Шел уже девятый день, но Эстер поправлялась очень медленно, и было решено продержать ее в больнице еще дней десять. Эстер знала, что стоит только ей ступить ногой за порог больницы, и ее спокойной жизни придет конец, и, прислушиваясь к неумолчному шуму, доносившемуся с улицы, она испытывала страх. Часами она думала о своей бедной матери и томилась без вестей из дому. Когда ей сказали, что ее пришла проведать сестра, лицо у нее вспыхнуло от дурного предчувствия.
— Что случилось, Дженни? Маменьке плохо?
— Мама умерла. Я пришла сообщить тебе об этом. Я бы пришла раньше, да только…
— Мама умерла? О нет, нет, Дженни! Не может быть! Наша бедная мама!
— Да, Эстер, она умерла. Я знала, что ты страшно расстроишься, мы все тоже очень расстроены. Она умерла уже несколько дней назад, а я пришла, чтобы сказать тебе…
— Как так, Дженни? Несколько дней назад?
— Да, уже больше недели, как мы ее схоронили. Очень мы жалели, что ты не могла быть на похоронах. Мы все ходили на кладбище, и у нас были черные банты из крепа, а у отца был креп на шляпе. И все плакали, особенно во время отпевания и когда стояли вокруг могилы, а когда могильщик стал сыпать землю и она так страшно колотилась о крышку гроба, я совсем разревелась. А Джулия просто ополоумела и стала кричать, чтобы ее похоронили вместе с матерью, и мне пришлось увести ее. А потом дома был поминальный обед.
— Ох, Дженни, какое горе! Наша бедная мама ушла от нас навсегда! Расскажи мне, как она умирала. Тихая была кончина? Она не очень страдала?
— Да что тут рассказывать-то. Матери стало плохо почти тут же, как ты от нас ушла. Она мучилась весь день и всю ночь, просто невозможно было оставаться в доме, так она стонала и кричала, — мурашки по телу бегали.
— А потом?
— Ну а потом родился ребенок. Он родился мертвый, а маменька умерла от слабости. От упадка сил, сказал доктор.
Эстер зарылась лицом в подушку. Дженни примолкла; мало-помалу на ее грубоватом, простонародном лице — типичном лице подростка из лондонского предместья — появилось озабоченное недовольное выражение.

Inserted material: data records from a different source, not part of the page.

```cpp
// ... 1610 lines not shown
        const int xi = threadIdx.x, a = xi / 10, bb = xi % 10, hh = a / 5, aa = a % 5;
        unsigned m = 0;
#pragma unroll
        for (int ww = 0; ww < NW; ++ww) m = red[ww][hh][aa][bb] > m ? red[ww][hh][aa][bb] : m;
        const int e = i8f32_row_exponent<R3>(m);
        exs[xi] = e;
        ex[(size_t)xi * rows + b] = e;
    }
    __syncthreads();
    const int q = lane & 3;
    const unsigned off0 = ((unsigned)(c >> 5) * rows + b) * kI8LineBytes<R3> + q * 32 + (c & 28),
                   xstride = NK * rows * kI8LineBytes<R3>;
    unsigned* const dst = (unsigned*)V8;
#pragma unroll
    for (int aa = 0; aa < 5; ++aa) {
        float o[10];
        wino88_input_row_of_cols(xc, aa, o);
        const int a = 5 * h + aa;
#pragma unroll
        for (int bb = 0; bb < 10; ++bb) {
            const int xi = a * 10 + bb;
            const unsigned P = i8f32_digits<R3>(o[bb], exs[xi]);
            {
                const unsigned T4 = i8_quad_transpose(P, lane);
                if constexpr (!R3)
                    __builtin_nontemporal_store(T4, &dst[(off0 + (unsigned)xi * xstride) >> 2]);
                else if (q < 3)
                    dst[(off0 + (unsigned)xi * xstride) >> 2] = T4;
            }
        }
    }
}

constexpr int kOutStampBoards = 4096;
__device__ unsigned long long kOutStamps[kOutStampBoards][2][8];

template <bool RESID, bool WRITE_Y, int CW, bool R3 = false, bool STAMP = false, int ABL = 0, bool YNT = false>
__global__ __launch_bounds__(2 * CW) void wino88i32_out_kernel(const float* __restrict__ M, int rows,
                                                               const float* __restrict__ scale,
                                                               const float* __restrict__ shift, const float* resid,
                                                               float* Y, int8_t* __restrict__ V8,
                                                               int* __restrict__ ex, int stag, int first) {
#pragma clang fp contract(off)
    static_assert(CW == 512 || CW == 256, "a row or a 256-channel segment per workgroup");
    constexpr int NK = 512 / 32, NW = CW / 32, NSEG = 512 / CW;
    __shared__ __attribute__((aligned(16))) unsigned red[NW][2][5][16];
    __shared__ int exs[100];
    const int lane = threadIdx.x & 63, w = threadIdx.x >> 6, h = lane >> 5;
    const int seg = blockIdx.x, c = seg * CW + w * 32 + (lane & 31), b = out_board<R3>((int)blockIdx.y);
    out_stagger(b, stag, first);
    unsigned long long st[6] = {};
    const bool stamper = STAMP && (w == 0 || w == NW - 1) && lane == 0 && b < kOutStampBoards;
    if constexpr (STAMP) st[0] = __builtin_amdgcn_s_memtime();
    float vk[5][10];
    {
        float t2[10][4];
        {
            float x2[4][8];
            wino88_out_plane_half<RESID, WRITE_Y, false, ABL, YNT>(M, rows, b, c, h, scale[c], shift[c], resid, Y, x2);
            wino88_input_cols(x2, h, t2);
        }
#pragma unroll
        for (int aa = 0; aa < 5; ++aa) wino88_input_row(t2, h, aa, vk[aa]);
    }
    if constexpr (STAMP) {
#pragma unroll
        for (int aa = 0; aa < 5; ++aa)
#pragma unroll
            for (int bb = 0; bb < 10; ++bb) asm volatile("" ::"v"(vk[aa][bb]));
        st[1] = __builtin_amdgcn_s_memtime();
    }
#pragma unroll
    for (int aa = 0; aa < 5; ++aa) {
        const float (&o)[10] = vk[aa];
        unsigned m[10];
#pragma unroll
        for (int bb = 0; bb < 10; ++bb) m[bb] = i8_half_max_dpp(__float_as_uint(o[bb]) & 0x7fffffffu);
        if ((lane & 31) == 16) {
            uint4* rr = (uint4*)&red[w][h][aa][0];
            rr[0] = make_uint4(m[0], m[1], m[2], m[3]);
            rr[1] = make_uint4(m[4], m[5], m[6], m[7]);
            *(uint2*)&red[w][h][aa][8] = make_uint2(m[8], m[9]);
        }
    }
    __syncthreads();
    if constexpr (STAMP) st[2] = __builtin_amdgcn_s_memtime();
    if (threadIdx.x < 100) {
        const int xi = threadIdx.x, a = xi / 10, bb = xi % 10, hh = a / 5, aa = a % 5;
        unsigned m = 0;
#pragma unroll
        for (int ww = 0; ww < NW; ++ww) m = red[ww][hh][aa][bb] > m ? red[ww][hh][aa][bb] : m;
        const int e = i8f32_row_exponent<R3>(m);
        exs[xi] = e;
        ex[((size_t)xi * NSEG + seg) * rows + b] = e;
    }
    __syncthreads();
    if constexpr (STAMP) st[3] = __builtin_amdgcn_s_memtime();
    const int q = lane & 3;
    const unsigned off0 = ((unsigned)(c >> 5) * rows + b) * kI8LineBytes<R3> + q * 32 + (c & 28),
                   xstride = NK * rows * kI8LineBytes<R3>;
    unsigned* const dst = (unsigned*)V8;
#pragma unroll
    for (int aa = 0; aa < 5; ++aa) {
        const int a = 5 * h + aa;
#pragma unroll
        for (int bb = 0; bb < 10; ++bb) {
            const int xi = a * 10 + bb;
            const unsigned P = i8f32_digits<R3>(vk[aa][bb], exs[xi]);
            {
                const unsigned T4 = i8_quad_transpose(P, lane);
                if constexpr (!R3)
                    __builtin_nontemporal_store(T4, &dst[(off0 + (unsigned)xi * xstride) >> 2]);
                else if (q < 3)
                    dst[(off0 + (unsigned)xi * xstride) >> 2] = T4;
            }
        }
    }
    if constexpr (STAMP) {
        st[4] = __builtin_amdgcn_s_memtime();
        asm volatile("s_waitcnt vmcnt(0)" ::: "memory");
        st[5] = __builtin_amdgcn_s_memtime();
        if (stamper) {
            unsigned long long* o = kOutStamps[b][w == 0 ? 0 : 1];
#pragma unroll
            for (int k = 0; k < 6; ++k) o[k] = st[k];
        }
    }
}

constexpr int kStemR3Lds = 9 * 13 * 256 * 4;
__global__ __launch_bounds__(512) void stem_r3_kernel(const int8_t* __restrict__ boards, int nb, int rows,
                                                      const float* __restrict__ wT, const float* __restrict__ scale,
                                                      const float* __restrict__ shift, int8_t* __restrict__ V8,
                                                      int* __restrict__ ex) {
#pragma clang fp contract(off)
    constexpr int NK = 256 / 32, NW = 8;
    extern __shared__ __attribute__((aligned(16))) float stem_wl[];
    __shared__ int codes[100];
    __shared__ __attribute__((aligned(16))) unsigned red[NW][2][5][16];
    __shared__ int exs[100];
    const int lane = threadIdx.x & 63, w = threadIdx.x >> 6, h = lane >> 5;
    const int c = w * 32 + (lane & 31);
    for (int i = threadIdx.x; i < 9 * 13 * 256; i += 512) {
        const int r = i >> 8, code = r / 9, t = r % 9;
        stem_wl[i] = code ? wT[(size_t)(t * 12 + code - 1) * 256 + (i & 255)] : 0.f;
    }
    const float sc = scale[c], sh = shift[c];
    const int q = lane & 3;
    unsigned* const dst = (unsigned*)V8;
    const unsigned xstride = NK * (unsigned)rows * 96u;
    for (int id = blockIdx.x; id < rows; id += gridDim.x) {
        const int b = out_board<true>(id);
        __syncthreads();
        if (threadIdx.x < 100) {
            const int i = threadIdx.x, r = i / 10 - 1, f = i % 10 - 1;
            const bool in = b < nb && r >= 0 && r < 8 && f >= 0 && f < 8;
            codes[i] = in ? boards[(size_t)b * 64 + r * 8 + f] * (9 * 256) : 0;
        }
        __syncthreads();
        float vk[5][10];
        {
            float t2[10][4];
            {
                float x2[4][8];
#pragma unroll
                for (int ii = 0; ii < 4; ++ii)
#pragma unroll
                    for (int px = 0; px < 8; ++px) {
                        const int py = 4 * h + ii;
                        float acc = 0.f;
#pragma unroll
                        for (int t = 0; t < 9; ++t)
                            acc += stem_wl[codes[(py + t / 3) * 10 + px + t % 3] + t * 256 + c];
                        const float v = __builtin_fmaf(acc, sc, sh);
                        x2[ii][px] = v > 0.f ? v : 0.f;
                    }
                wino88_input_cols(x2, h, t2);
            }
#pragma unroll
            for (int aa = 0; aa < 5; ++aa) wino88_input_row(t2, h, aa, vk[aa]);
        }
#pragma unroll
        for (int aa = 0; aa < 5; ++aa) {
            unsigned m[10];
#pragma unroll
            for (int bb = 0; bb < 10; ++bb) m[bb] = i8_half_max_dpp(__float_as_uint(vk[aa][bb]) & 0x7fffffffu);
            if ((lane & 31) == 16) {
                uint4* rr = (uint4*)&red[w][h][aa][0];
                rr[0] = make_uint4(m[0], m[1], m[2], m[3]);
                rr[1] = make_uint4(m[4], m[5], m[6], m[7]);
                *(uint2*)&red[w][h][aa][8] = make_uint2(m[8], m[9]);
            }
        }
        __syncthreads();
        if (threadIdx.x < 100) {
            const int xi = threadIdx.x, a = xi / 10, bb = xi % 10, hh = a / 5, aa = a % 5;
            unsigned m = 0;
#pragma unroll
            for (int ww = 0; ww < NW; ++ww) m = red[ww][hh][aa][bb] > m ? red[ww][hh][aa][bb] : m;
            const int e = i8_row_exponent_f32r(m);
            exs[xi] = e;
            ex[(size_t)xi * rows + b] = e;
        }
        __syncthreads();
        const unsigned off0 = ((unsigned)(c >> 5) * rows + b) * 96u + q * 32 + (c & 28);
#pragma unroll
        for (int aa = 0; aa < 5; ++aa) {
            const int a = 5 * h + aa;
#pragma unroll
            for (int bb = 0; bb < 10; ++bb) {
                const int xi = a * 10 + bb;
                const unsigned P = i8_digits_r3((double)vk[aa][bb], exs[xi]);
                const unsigned T4 = i8_quad_transpose(P, lane);
                if (q < 3) dst[(off0 + (unsigned)xi * xstride) >> 2] = T4;
            }
        }
    }
}

template <bool RESID, bool WRITE_Y, bool R3 = false>
__global__ __launch_bounds__(1024) void wino88i32_outp_kernel(const float* __restrict__ M, int rows,
                                                              const float* __restrict__ scale,
                                                              const float* __restrict__ shift, const float* resid,
                                                              float* Y, int8_t* __restrict__ V8,
                                                              int* __restrict__ ex) {
#pragma clang fp contract(off)
    constexpr int NK = 512 / 32, NW = 16, NSLOT = 3, SLOT = 20 * 2048;
    extern __shared__ __attribute__((aligned(16))) char lds_outp[];
    unsigned(*red)[2][5][16] = (unsigned(*)[2][5][16])(lds_outp + NSLOT * SLOT);
    int* exs = (int*)(lds_outp + NSLOT * SLOT + NW * 2 * 5 * 16 * 4);
    const int lane = threadIdx.x & 63, w = threadIdx.x >> 6, h = lane >> 5;
    const int wu = __builtin_amdgcn_readfirstlane(w);
    const int c = w * 32 + (lane & 31);
    const int G = (int)gridDim.x;
    const int nbw = ((int)rows - (int)blockIdx.x + G - 1) / G;
    const int nsteps = 5 * nbw;
    const int npieces = wu < 8 ? 3 : 2;
    const float sc = scale[c], sh = shift[c];
    const unsigned xs = (unsigned)rows * 512;
    auto issue = [&](int t) {
        if (t >= nsteps) return;
        const int b = (int)blockIdx.x + (t / 5) * G, jj = t % 5;
        char* dst = lds_outp + (t % NSLOT) * SLOT;
#pragma unroll
        for (int k = 0; k < 3; ++k) {
            const int q = wu + 16 * k;
            if (q < 40) {
                const int r = q >> 1, hh = r / 10, i = r - 10 * hh;
                const float* src = M + (unsigned)(i * 10 + 5 * hh + jj) * xs + (unsigned)b * 512 + (q & 1) * 256 +
// ... 244 lines not shown
```

Before: 336,700.

## Rework R3 output epilogue: permlane max reduction, f32 digit cut, scalar-base addressing

The per-row max reduction before quantisation now uses permlane16_swap plus a DPP tree, so every lane ends up holding two maxima, replacing fifty separate half-wave DPP reductions. Digit quantisation is done in f32 with precomputed shifts instead of a double-precision conversion, and the quad transpose uses precomputed perm selectors. Global loads and stores use a scalar base plus a per-lane offset, aiming to cut VGPR address arithmetic. A standalone benchmark entry point with ablation variants is also added; the f32 cut could round differently from the double path.

```diff
diff --git a/include/kv.h b/include/kv.h
--- a/include/kv.h
+++ b/include/kv.h
@@ -230,6 +230,7 @@
 int kv_dev_i8gemm_bench(int device, int rows, int K, int variant, int iters, float* avg_us, float* M_out);
 int kv_dev_gemm_clock(int device, int rows, int digits, double seconds, double* out);
 int kv_dev_out_phases(int device, int rows, int resid, int r3, unsigned long long* stamps, float* us);
+int kv_dev_out_bench(int device, int rows, int resid, int abl, int iters, float* us);
 
 #define KV_PGN_OUTCOME_NONE (-128)
 typedef struct kv_pgn_record {
diff --git a/knightvision_amd/_lib.py b/knightvision_amd/_lib.py
--- a/knightvision_amd/_lib.py
+++ b/knightvision_amd/_lib.py
@@ -152,6 +152,7 @@
         "kv_dev_gemm_clock": ([i, i, i, C.c_double, P(C.c_double)], i),
         "kv_dev_net_pair": ([vp, vp, i, i], i),
         "kv_dev_out_phases": ([i, i, i, i, P(C.c_uint64), P(C.c_float)], i),
+        "kv_dev_out_bench": ([i, i, i, i, i, P(C.c_float)], i),
         "kv_dev_wino88i32_out": ([i, P(C.c_float), i, P(C.c_float), P(C.c_float), P(C.c_float), i, P(C.c_float),
                                   P(C.c_int8), P(i)], i),
         "kv_dev_tower_front": ([i, P(C.c_int8), i, i, P(C.c_float), P(C.c_float), P(C.c_float), i, P(C.c_int8),
@@ -200,7 +201,7 @@
             "kv_search", "kv_sizeof_search_result", "kv_search_advance", "kv_search_continue", "kv_search_tree_size",
             "kv_dev_valid_moves", "kv_dev_make_move", "kv_dev_attacks", "kv_dev_dirichlet", "kv_dev_py_random", "kv_host_libm", "kv_dev_eval_cache",
             "kv_dev_wino88i", "kv_dev_wino88i32_out", "kv_dev_wino88r_out", "kv_dev_tower_front", "kv_dev_tower_back", "kv_dev_i8gemm_bench",
-            "kv_dev_gemm_clock", "kv_dev_out_phases", "kv_dev_net_pair",
+            "kv_dev_gemm_clock", "kv_dev_out_phases", "kv_dev_out_bench", "kv_dev_net_pair",
             "kv_pgn_extract", "kv_fen_codes", "kv_san_move_index", "kv_chess_perft", "kv_chess_san", "kv_chess_fen",
             "kv_tr_conv3x3_f16", "kv_tr_conv3x3_add_f16", "kv_tr_conv_weights_f16", "kv_tr_wgrad_workspace", "kv_tr_conv3x3_wgrad_f16",
             "kv_tr_bn_workspace", "kv_tr_bn_stats_f16", "kv_tr_bn_apply_f16", "kv_tr_bn_backward_f16",
diff --git a/knightvision_amd/csrc/kv_nn.hip b/knightvision_amd/csrc/kv_nn.hip
--- a/knightvision_amd/csrc/kv_nn.hip
+++ b/knightvision_amd/csrc/kv_nn.hip
@@ -2603,6 +2603,61 @@
     return KV_OK;
 }
 
+}
+
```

— Послушай, Эстер, ты же можешь поплакать, когда я уйду. У меня времени мало, а я еще должна поговорить с тобой о деле.
— Ах, Дженни, зачем ты так! Скажи мне, отец не обижал мать?
— Да он не очень-то о ней беспокоился, почти все время сидел в кабаке. Сказал, что не может жить в доме, где женщина вопит, как зарезанная. Приходила соседка помочь матери, а под конец позвала доктора…
Эстер смотрела на сестру, из глаз ее струились слезы. Женщина, лежавшая на другой койке, высказала свое суждение по поводу того, как глупо поступают некоторые бедняки, оставаясь рожать дома: «Дома, да еще когда муж — пьяница, а в нынешнее-то время они почитай что все такие».
В эту минуту младенец проснулся и потребовал грудь. Крошечные губки ухватили сосок, маленькая ручка уперлась в округлую белую плоть, и на мгновение в глазах Эстер появилось то просветленное выражение нежной заботы, которое придавал Рафаэль устремленному на младенца взгляду своих мадонн. Дженни с интересом разглядывала жадно сосущий маленький ротик, но мысли ее были полны тем главным, что привело ее к сестре.